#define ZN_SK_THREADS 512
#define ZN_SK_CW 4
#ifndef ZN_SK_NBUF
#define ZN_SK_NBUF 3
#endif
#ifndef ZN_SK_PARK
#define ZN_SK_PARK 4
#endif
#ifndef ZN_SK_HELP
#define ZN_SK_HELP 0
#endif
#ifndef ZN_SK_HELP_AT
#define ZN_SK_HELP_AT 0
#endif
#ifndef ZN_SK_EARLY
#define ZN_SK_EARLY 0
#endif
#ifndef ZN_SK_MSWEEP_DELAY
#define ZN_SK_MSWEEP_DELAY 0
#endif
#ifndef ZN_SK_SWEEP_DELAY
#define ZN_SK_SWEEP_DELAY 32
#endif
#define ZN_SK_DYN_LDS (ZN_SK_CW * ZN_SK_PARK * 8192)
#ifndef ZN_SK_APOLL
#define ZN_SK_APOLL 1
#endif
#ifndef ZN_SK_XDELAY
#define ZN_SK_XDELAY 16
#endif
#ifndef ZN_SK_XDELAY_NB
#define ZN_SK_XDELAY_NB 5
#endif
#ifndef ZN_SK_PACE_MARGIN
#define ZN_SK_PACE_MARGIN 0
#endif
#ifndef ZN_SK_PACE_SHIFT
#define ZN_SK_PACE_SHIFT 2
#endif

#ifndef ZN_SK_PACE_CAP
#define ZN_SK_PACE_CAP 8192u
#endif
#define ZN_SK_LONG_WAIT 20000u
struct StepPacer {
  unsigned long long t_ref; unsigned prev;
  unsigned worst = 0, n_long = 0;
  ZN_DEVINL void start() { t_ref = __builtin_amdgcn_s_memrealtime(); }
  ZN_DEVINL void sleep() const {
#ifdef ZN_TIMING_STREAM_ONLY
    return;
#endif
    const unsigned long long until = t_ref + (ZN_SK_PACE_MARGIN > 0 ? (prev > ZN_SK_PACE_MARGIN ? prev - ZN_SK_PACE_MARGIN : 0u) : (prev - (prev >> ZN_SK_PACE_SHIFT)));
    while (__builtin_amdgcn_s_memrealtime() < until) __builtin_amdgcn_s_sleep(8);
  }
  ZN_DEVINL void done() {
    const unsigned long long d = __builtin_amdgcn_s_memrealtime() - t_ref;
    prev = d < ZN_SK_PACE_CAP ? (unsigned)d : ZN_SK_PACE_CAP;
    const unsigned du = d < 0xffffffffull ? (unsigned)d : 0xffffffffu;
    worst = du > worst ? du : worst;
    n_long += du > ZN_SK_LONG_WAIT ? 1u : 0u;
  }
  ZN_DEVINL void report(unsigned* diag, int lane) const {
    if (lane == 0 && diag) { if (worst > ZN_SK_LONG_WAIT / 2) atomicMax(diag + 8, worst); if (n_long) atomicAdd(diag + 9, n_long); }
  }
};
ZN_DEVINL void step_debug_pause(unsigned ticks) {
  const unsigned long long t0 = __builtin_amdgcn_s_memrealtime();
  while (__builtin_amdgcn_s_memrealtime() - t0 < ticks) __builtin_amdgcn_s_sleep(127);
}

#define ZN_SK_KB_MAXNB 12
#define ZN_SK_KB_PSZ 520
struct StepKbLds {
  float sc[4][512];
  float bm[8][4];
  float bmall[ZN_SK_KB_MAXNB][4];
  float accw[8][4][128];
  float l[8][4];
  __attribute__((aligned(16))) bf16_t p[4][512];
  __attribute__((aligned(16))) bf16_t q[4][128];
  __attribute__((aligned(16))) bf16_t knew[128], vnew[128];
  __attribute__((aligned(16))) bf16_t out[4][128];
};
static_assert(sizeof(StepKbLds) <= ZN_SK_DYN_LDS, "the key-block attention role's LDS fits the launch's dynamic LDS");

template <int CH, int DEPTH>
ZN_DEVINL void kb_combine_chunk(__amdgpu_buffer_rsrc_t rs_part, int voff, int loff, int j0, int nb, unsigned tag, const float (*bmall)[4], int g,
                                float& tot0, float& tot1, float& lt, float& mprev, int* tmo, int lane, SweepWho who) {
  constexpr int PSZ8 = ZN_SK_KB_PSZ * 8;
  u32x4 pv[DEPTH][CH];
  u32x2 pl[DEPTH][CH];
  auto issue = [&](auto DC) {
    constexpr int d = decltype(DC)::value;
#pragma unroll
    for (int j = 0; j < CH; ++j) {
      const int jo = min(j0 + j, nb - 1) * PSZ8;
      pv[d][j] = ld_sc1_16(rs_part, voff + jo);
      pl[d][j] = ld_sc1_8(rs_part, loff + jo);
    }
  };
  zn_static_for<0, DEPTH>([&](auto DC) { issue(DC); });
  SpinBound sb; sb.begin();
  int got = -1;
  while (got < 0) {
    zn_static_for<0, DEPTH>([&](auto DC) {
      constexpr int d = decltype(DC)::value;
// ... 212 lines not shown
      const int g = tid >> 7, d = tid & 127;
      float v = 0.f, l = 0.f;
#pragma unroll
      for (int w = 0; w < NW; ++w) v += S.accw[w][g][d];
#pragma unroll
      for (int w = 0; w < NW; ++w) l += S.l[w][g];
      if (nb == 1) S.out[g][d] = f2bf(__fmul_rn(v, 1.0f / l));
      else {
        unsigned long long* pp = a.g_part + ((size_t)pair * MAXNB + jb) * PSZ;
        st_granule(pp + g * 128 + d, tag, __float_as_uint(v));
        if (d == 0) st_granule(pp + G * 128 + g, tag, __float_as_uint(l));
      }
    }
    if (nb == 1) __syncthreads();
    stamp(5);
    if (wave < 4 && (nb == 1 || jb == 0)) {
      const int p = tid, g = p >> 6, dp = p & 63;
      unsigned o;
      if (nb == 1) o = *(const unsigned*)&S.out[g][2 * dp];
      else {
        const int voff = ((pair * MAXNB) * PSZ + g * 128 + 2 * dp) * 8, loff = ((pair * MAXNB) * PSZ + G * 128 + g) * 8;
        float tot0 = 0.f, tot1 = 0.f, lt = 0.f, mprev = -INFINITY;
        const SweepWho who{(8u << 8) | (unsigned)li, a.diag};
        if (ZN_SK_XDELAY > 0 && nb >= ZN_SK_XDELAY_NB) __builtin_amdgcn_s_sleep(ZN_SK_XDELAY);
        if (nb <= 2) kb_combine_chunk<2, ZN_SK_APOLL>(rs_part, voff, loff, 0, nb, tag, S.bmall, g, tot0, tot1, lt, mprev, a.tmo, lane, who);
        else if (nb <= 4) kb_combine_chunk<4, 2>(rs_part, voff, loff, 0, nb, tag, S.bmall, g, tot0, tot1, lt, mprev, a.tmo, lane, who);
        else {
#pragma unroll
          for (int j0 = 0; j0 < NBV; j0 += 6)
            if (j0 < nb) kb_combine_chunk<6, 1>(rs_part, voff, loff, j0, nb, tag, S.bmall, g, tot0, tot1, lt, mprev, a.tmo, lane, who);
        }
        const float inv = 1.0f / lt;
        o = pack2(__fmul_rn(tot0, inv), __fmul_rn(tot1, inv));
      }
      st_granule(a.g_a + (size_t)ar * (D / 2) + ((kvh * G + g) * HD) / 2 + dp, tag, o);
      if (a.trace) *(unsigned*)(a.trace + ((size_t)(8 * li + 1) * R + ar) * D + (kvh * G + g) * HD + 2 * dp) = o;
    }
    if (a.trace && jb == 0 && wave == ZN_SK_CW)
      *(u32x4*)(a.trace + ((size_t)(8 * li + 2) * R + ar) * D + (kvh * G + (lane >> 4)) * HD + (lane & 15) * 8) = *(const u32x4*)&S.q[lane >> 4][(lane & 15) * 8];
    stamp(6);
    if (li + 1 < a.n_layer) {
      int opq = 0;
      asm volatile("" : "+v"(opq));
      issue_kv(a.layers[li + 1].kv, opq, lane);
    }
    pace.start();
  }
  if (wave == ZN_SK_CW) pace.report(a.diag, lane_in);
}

→ **What the task asks**: For the entries above, state how many lines contain the word "struct". Provide the number by itself.

→ **Answer for the task**: 2